*** RECORDS SHOWN Section Begins ***

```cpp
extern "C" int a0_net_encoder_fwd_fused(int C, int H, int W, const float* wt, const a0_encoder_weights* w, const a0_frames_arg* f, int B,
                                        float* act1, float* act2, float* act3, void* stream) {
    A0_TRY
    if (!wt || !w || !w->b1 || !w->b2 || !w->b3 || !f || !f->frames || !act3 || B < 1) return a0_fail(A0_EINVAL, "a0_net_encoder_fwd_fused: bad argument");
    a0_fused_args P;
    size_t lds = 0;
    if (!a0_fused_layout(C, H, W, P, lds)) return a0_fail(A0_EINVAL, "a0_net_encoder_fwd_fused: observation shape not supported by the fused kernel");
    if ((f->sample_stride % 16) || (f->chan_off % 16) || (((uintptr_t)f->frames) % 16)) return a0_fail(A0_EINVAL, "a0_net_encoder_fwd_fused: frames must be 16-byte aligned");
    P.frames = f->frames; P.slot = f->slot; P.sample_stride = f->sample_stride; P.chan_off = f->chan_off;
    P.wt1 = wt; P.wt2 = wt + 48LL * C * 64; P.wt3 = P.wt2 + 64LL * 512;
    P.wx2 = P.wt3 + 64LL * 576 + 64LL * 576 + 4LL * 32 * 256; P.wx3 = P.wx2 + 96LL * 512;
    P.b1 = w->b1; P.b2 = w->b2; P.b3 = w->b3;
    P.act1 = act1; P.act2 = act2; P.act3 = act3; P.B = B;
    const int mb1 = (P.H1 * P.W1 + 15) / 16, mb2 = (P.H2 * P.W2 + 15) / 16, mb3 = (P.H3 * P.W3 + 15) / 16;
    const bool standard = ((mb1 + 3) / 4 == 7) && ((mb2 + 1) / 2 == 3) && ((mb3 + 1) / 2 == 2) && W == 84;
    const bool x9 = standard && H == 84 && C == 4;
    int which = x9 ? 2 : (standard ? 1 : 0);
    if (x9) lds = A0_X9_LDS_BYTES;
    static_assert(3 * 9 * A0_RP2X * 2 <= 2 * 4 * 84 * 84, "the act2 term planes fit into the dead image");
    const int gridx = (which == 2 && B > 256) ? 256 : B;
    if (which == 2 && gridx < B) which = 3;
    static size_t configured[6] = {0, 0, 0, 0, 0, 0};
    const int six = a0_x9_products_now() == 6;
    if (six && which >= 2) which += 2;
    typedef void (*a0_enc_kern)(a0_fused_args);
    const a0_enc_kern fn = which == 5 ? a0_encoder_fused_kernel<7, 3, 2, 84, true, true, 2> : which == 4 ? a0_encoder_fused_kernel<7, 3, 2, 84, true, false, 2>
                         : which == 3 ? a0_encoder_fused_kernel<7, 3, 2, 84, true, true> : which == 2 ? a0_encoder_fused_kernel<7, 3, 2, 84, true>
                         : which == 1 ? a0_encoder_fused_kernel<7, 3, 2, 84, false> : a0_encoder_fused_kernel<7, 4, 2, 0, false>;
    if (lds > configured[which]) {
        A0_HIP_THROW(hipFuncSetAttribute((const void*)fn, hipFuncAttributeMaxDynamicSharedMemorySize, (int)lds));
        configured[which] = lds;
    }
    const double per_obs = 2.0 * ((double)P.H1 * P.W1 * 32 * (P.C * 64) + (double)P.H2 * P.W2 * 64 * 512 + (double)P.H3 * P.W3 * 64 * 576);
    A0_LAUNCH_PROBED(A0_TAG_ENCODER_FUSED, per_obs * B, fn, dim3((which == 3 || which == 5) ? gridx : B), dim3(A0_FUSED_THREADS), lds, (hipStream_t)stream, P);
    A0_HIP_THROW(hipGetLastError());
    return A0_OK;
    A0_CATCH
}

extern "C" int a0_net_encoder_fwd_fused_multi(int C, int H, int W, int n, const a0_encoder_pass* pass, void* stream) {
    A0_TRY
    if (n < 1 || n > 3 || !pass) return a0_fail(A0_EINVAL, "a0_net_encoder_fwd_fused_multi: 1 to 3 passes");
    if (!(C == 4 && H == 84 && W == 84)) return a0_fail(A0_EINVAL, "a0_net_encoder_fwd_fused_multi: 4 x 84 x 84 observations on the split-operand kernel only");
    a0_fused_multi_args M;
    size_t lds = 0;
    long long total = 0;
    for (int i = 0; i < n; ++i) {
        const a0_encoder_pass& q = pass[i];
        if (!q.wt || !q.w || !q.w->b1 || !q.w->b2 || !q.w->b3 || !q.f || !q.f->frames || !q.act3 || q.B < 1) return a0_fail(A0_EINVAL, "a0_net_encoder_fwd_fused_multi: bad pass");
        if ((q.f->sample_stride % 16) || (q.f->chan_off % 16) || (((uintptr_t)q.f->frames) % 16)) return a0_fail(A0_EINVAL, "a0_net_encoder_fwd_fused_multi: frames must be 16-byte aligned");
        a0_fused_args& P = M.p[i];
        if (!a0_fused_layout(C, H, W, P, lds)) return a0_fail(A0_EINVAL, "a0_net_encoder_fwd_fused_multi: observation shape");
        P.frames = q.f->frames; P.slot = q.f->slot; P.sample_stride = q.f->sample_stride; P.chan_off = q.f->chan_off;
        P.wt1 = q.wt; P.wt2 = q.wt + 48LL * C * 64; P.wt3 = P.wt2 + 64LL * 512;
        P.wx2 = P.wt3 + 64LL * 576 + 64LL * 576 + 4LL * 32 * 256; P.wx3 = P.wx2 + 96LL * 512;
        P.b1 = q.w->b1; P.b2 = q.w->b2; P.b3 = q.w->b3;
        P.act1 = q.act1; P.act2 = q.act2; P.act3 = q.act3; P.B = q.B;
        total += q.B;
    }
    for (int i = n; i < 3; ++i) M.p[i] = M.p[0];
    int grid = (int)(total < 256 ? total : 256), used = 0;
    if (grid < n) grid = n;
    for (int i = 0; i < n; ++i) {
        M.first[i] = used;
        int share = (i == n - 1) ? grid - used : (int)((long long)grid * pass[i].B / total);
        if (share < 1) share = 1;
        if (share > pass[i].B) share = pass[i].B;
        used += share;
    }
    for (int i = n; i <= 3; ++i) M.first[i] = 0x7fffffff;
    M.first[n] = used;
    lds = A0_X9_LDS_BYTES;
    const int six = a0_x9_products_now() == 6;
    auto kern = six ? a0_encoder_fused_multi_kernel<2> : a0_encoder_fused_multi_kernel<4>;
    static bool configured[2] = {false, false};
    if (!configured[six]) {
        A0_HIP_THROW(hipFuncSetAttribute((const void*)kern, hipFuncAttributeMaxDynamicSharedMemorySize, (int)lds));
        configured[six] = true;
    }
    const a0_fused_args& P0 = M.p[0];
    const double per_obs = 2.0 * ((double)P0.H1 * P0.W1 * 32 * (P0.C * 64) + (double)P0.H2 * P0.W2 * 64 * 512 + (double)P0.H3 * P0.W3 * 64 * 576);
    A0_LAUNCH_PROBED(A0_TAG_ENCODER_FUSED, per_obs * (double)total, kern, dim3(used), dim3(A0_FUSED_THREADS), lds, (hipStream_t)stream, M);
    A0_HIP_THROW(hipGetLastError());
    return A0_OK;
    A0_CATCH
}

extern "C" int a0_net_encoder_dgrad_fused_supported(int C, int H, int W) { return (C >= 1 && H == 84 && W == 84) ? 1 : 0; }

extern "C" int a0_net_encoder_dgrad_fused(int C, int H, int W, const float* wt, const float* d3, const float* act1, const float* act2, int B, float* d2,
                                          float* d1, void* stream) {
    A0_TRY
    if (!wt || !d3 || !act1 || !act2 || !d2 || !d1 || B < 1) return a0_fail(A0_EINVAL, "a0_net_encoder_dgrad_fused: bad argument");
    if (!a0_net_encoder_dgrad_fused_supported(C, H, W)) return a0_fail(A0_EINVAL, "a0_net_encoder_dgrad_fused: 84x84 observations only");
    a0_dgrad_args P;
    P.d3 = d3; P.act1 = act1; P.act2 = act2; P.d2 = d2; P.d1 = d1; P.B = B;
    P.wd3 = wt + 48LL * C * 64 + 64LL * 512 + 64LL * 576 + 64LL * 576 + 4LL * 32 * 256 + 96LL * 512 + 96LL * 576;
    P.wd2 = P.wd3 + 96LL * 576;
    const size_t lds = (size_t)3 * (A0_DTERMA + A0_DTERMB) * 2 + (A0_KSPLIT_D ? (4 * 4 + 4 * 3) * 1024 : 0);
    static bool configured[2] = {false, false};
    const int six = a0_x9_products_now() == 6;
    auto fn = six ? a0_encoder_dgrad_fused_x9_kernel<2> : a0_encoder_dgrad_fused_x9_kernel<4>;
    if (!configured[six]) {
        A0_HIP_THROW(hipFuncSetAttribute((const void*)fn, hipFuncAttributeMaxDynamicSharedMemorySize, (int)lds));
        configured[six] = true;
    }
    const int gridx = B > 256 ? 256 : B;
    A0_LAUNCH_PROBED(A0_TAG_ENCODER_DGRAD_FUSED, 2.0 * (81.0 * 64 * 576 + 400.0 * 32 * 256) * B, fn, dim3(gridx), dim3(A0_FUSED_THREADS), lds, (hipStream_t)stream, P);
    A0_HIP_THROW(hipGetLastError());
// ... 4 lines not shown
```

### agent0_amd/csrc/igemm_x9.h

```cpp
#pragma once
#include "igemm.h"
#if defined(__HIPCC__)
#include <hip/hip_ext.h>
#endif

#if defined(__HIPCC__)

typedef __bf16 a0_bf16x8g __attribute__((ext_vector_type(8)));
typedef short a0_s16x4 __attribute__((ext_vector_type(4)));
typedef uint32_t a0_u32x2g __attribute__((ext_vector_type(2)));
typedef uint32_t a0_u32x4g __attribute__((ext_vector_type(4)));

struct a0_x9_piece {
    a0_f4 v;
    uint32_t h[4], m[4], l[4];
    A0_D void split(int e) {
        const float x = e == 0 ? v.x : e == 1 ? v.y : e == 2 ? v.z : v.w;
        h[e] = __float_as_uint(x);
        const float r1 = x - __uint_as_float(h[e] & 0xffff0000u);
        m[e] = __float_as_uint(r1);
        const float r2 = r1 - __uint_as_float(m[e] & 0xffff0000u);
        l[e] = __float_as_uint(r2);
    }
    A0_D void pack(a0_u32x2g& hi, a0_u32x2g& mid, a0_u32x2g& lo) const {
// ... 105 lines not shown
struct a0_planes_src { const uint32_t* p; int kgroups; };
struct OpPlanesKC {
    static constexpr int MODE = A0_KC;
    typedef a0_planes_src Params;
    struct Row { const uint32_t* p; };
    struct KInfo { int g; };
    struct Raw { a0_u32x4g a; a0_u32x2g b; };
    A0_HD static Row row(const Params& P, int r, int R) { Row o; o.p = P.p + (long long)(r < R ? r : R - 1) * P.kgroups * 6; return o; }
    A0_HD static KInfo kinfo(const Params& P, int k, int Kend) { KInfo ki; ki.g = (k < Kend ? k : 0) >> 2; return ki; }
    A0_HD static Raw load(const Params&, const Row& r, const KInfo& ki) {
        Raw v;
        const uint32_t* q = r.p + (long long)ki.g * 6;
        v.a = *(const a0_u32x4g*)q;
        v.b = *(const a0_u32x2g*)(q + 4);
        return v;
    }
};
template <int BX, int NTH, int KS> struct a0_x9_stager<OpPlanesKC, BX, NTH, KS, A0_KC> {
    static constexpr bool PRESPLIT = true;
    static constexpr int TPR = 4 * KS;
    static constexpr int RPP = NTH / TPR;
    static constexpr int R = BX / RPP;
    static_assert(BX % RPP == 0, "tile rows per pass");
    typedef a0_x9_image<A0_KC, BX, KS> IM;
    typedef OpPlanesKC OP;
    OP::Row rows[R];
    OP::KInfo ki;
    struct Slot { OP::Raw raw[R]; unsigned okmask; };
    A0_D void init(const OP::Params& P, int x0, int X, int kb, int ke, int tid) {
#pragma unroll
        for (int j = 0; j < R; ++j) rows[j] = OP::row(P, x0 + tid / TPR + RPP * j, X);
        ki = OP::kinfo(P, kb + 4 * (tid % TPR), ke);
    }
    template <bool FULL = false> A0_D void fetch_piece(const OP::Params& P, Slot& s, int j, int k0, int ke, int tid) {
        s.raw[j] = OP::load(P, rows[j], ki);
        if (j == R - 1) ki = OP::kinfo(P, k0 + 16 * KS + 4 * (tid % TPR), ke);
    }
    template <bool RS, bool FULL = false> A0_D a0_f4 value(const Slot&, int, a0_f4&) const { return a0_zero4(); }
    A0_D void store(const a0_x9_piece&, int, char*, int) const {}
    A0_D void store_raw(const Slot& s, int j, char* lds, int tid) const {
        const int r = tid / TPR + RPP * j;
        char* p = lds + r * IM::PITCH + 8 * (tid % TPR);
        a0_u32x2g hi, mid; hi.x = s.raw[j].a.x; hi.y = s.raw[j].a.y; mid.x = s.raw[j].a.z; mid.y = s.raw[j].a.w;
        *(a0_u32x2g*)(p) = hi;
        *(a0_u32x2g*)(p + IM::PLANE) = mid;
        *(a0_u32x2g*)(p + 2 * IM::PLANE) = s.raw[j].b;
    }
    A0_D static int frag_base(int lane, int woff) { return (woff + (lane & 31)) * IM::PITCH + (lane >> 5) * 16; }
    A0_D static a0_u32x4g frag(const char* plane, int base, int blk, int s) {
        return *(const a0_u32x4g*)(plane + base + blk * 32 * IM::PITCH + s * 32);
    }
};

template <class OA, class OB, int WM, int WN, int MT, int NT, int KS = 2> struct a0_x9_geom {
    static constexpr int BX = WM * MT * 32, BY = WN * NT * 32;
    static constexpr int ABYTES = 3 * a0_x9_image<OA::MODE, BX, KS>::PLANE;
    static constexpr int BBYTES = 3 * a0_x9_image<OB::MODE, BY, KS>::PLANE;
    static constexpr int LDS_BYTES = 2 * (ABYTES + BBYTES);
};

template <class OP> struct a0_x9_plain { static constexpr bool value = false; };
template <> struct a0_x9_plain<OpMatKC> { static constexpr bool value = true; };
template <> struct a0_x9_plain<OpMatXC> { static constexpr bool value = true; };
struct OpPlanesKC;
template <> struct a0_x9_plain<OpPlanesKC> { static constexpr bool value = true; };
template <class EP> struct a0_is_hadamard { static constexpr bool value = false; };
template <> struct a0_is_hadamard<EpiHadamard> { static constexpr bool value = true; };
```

*** RECORDS SHOWN Section Ends ***

YOUR TASK
Copy each line of the entries in which the string "lines" is found.

RESULT
// ... 4 lines not shown
// ... 105 lines not shown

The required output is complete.